Polarized growth, a major characteristic of filamentous fungi that mainly depends on the polar transportation of secretory vesicles, is a prerequisite for fungal growth and development [15,16]. In this process, microtubules served as the first tracks to transport the secretory vesicles to the apex of hypha [17]. Subsequently, the actin cables continue to help the transportation of them to the apical cortex, where the vesicles fused with the plasma membrane for protein secretion [18,19]. Chitin, one of the major components of fungal cell wall synthesized by chitin synthase (CHS), is critical for the hyphal morphology and cell wall integrity of filamentous fungi [20]. Class V chitin synthase, one type of CHS that possesses an N-terminal myosin motor domain, is critical for fungal virulence during plant-fungal interactions [21,22]. During fungal polarized growth, the class V chitin synthase has been transported to the apical cortex at growth region of filamentous fungi by special cargoes using the motors proteins, microtubule, and F-actin [[23], [24], [25]]. In M. oryzae, MoChs6 was identified as a class V chitin synthase and served as a critical fungal virulence factor involved in detoxifying the host-derived reactive oxygen species (ROS) during plant infection [21]. Till now, how this protein was transported to the hypha tip remains largely unclear. Uncovering this transport process would provide new insights into understanding of class V chitin synthase-mediated polar growth and fungal virulence in M. oryzae.
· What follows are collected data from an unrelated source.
# youthHan/HVRNet

Measured on AMD Instinct MI355X. Metric: VID frames/sec, R101 Faster-RCNN+HVR, 1000x600, 300 props, T=15, higher is better.
Workload: dtype bf16; 1 GPU; configs[2]: faster_rcnn_r101_hrnmp_c5 inference, clip mode; frames_per_window=15, proposals_per_frame=300, input=3x600x1000 padded to 608x1008, parallelism=dp1 independent clips, no collectives, windows_in_flight=12, clips_per_graph=3, key_frame_detections=300

## Files before the change

### hvrnet_amd/backbone.py

```python
import torch
import torch.nn as nn

from . import native
from .registry import BACKBONES, SHARED_HEADS

ARCH_SETTINGS = {50: (3, 4, 6, 3), 101: (3, 4, 23, 3), 152: (3, 8, 36, 3)}
STEM_KP = 192


def as_nhwc(x, dtype):
    v = x.permute(0, 2, 3, 1)
    if v.is_contiguous():
        return v if x.dtype == dtype else native.cast(v, dtype)
    return native.nchw_to_nhwc(x.contiguous(), dtype)


def as_logical(y):
    return y.permute(0, 3, 1, 2)


def fold_conv_bn(conv, bn, dtype):
    if bn is not None and conv.bias is None and dtype == torch.bfloat16 and conv.weight.is_cuda \
            and conv.weight.dtype == torch.float32 and conv.weight.is_contiguous() and not bn.training:
        from . import train_ops as TO
# ... 219 lines not shown
            if isinstance(m, nn.Conv2d):
                nn.init.kaiming_normal_(m.weight, mode='fan_out', nonlinearity='relu')
            elif isinstance(m, nn.BatchNorm2d):
                nn.init.constant_(m.weight, 1)
                nn.init.constant_(m.bias, 0)
        if self.zero_init_residual:
            for m in self.modules():
                if isinstance(m, Bottleneck):
                    nn.init.constant_(m.bn3.weight, 0)
        set_compute_dtype(self, self.compute_dtype)

    def _pack(self, dtype):
        w, b = fold_conv_bn(self.conv1, self.bn1, torch.float32)
        wp = torch.zeros((64, STEM_KP), dtype=torch.float32, device=w.device)
        wp[:, :147] = w.reshape(64, 147)
        wf = torch.zeros((64, 7, 8, 4), dtype=torch.float32, device=w.device)
        wf[:, :, :7, :3] = w
        if dtype == native.SPLIT:
            fused, fused_bias = native.stem_split_weights(wf.view(64, 7, 32)), native.stem_split_bias(b)
        else:
            fused, fused_bias = wf.view(64, 7, 32).to(dtype if dtype in (torch.bfloat16, torch.float16) else torch.bfloat16).contiguous(), b
        return dict(stem=(native.as_operand(wp, dtype), b), fused=fused, fused_bias=fused_bias)

    def out_shape_nhwc(self, B, H, W):
        if len(self.out_indices) != 1:
            return None
        last = self.out_indices[0]
        h, w = (H + 6 - 7) // 2 + 1, (W + 6 - 7) // 2 + 1
        h, w = (h + 2 - 3) // 2 + 1, (w + 2 - 3) // 2 + 1
        for i in range(last + 1):
            h, w = (h - 1) // self.strides[i] + 1, (w - 1) // self.strides[i] + 1
        return (B, h, w, 64 * 2 ** last * 4)

    def forward(self, x, out=None):
        if not x.is_cuda:
            raise NotImplementedError('ResNet runs on the GPU only (no CPU fallback)')
        p = self.packed(x.device)
        dt = self.compute_dtype
        if dt in (torch.bfloat16, torch.float16, native.SPLIT) and self.fused_stem:
            y = native.stem_fused(x.contiguous().float(), p['fused'], p['fused_bias'])
        else:
            cols, OH, OW = native.im2col_stem(x.contiguous().float(), dt, STEM_KP)
            if dt == native.SPLIT:
                y = native.gemm(cols, p['stem'][0], p['stem'][1], relu=True, out_f32=True).view(x.shape[0], OH, OW, 64)
                y = native.cast(native.maxpool3x3s2_nhwc(y), dt)
            else:
                y = native.gemm(cols, p['stem'][0], p['stem'][1], relu=True).view(x.shape[0], OH, OW, 64)
                y = native.maxpool3x3s2_nhwc(y)
        outs = []
        if out is not None:
            assert len(self.out_indices) == 1, 'out= needs a single returned map'
        for i, name in enumerate(self.res_layers):
            blocks = list(getattr(self, name))
            h1 = None
            for j, blk in enumerate(blocks):
                last = out is not None and i == self.out_indices[0] and j == len(blocks) - 1
                if j + 1 < len(blocks):
                    y, h1 = blk.forward_nhwc(y, h1=h1, nxt=blocks[j + 1])
                else:
                    y = blk.forward_nhwc(y, out=out if last else None, h1=h1)
            if i in self.out_indices:
                outs.append(as_logical(y))
            if out is not None and i == self.out_indices[0]:
                break
        return tuple(outs)

    def forward_train_nhwc(self, x):
        p = self.packed(x.device)
        dt = self.compute_dtype
        with torch.no_grad():
            if dt in (torch.bfloat16, torch.float16, native.SPLIT) and self.fused_stem:
                y = native.stem_fused(x.contiguous().float(), p['fused'], p['fused_bias'])
            else:
                cols, OH, OW = native.im2col_stem(x.contiguous().float(), dt, STEM_KP)
                y = native.gemm(cols, p['stem'][0], p['stem'][1], relu=True).view(x.shape[0], OH, OW, 64)
                y = native.maxpool3x3s2_nhwc(y)
            for i, name in enumerate(self.res_layers):
                if i + 1 <= self.frozen_stages:
                    for blk in getattr(self, name):
                        y = blk.forward_nhwc(y)
        for i, name in enumerate(self.res_layers):
            if i + 1 > self.frozen_stages:
                for blk in getattr(self, name):
                    y = blk.forward_train_nhwc(y)
        return y

    def train(self, mode=True):
# ... 67 lines not shown
```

Zinc finger proteins (ZFPs), one of the largest families of transcription factors that have one or more zinc binding finger domains, are crucial for transcriptional activation, protein degradation, cell differentiation and stress resistance in eukaryotes due to their interaction with DNA, RNA and other proteins [26]. In Saccharomyces cerevisiae, the (C2H2)2 zinc finger proteins Msn2 and Msn4 respond to multiple stressors by activating the transcription of stress-related genes [27]. Hot13, a zinc finger protein with a zinc finger CHY domain, is essential for promoting the assembly of small TIM proteins into complexes in mitochondrial intermembrane space in S. cerevisae [28,29]. In Fusarium graminearum, FgChy1 was identified as a zinc finger CHY domain protein to participate in polarized growth, fungal development and full virulence [30]. In Colletotrichum lagenarium, Cmr1 is one of the Zn(II)2Cys6 zinc finger proteins with two C2H2 zinc fingers at the N-terminus, which regulate the transcription of melanin biosynthesis genes. The absence of this gene led to the disruption of the expression of the melanin synthesis genes SCD1 and THR1 during mycelial melanosis [31]. Besides, the zinc finger protein COS1, which contains four multiple adjacent C2H2-type zinc finger domains, functions as a transcriptional regulator to control genes expression during conidiation. The disruption of COS1 resulted in complete loss of conidia and attenuated virulence in M. oryzae [32]. Overall, the zinc finger protein has multiple functions during fungal development, and new studies of these proteins would provide a better understanding of their broader functions during the diverse aspects of development in eukaryotes.

In this study, MoChy1, a CHY-type zinc finger protein homologous to S. cerevisae Hot13, was identified in M. oryzae. Deletion of Mochy1 led to defects on polarized growth, chitin distribution and conidia production. The Mochy1 mutants displayed mislocalized polarisome protein MoSpa2 and chitin synthases MoChs6 in hyphae. During plant infection, Mochy1 mutants impaired the ability to eliminate host-derived ROS, thereby attenuating virulence on host plants. Besides, the Mochy1 mutants also exhibited defects in the microtubule cytoskeleton and septin ring organization during appressorium formation. Nonselective autophagy was also negatively regulated in the Mochy1 mutants. In summary, our results demonstrate that MoChy1 plays an important role in the development and pathogenicity of M. oryzae.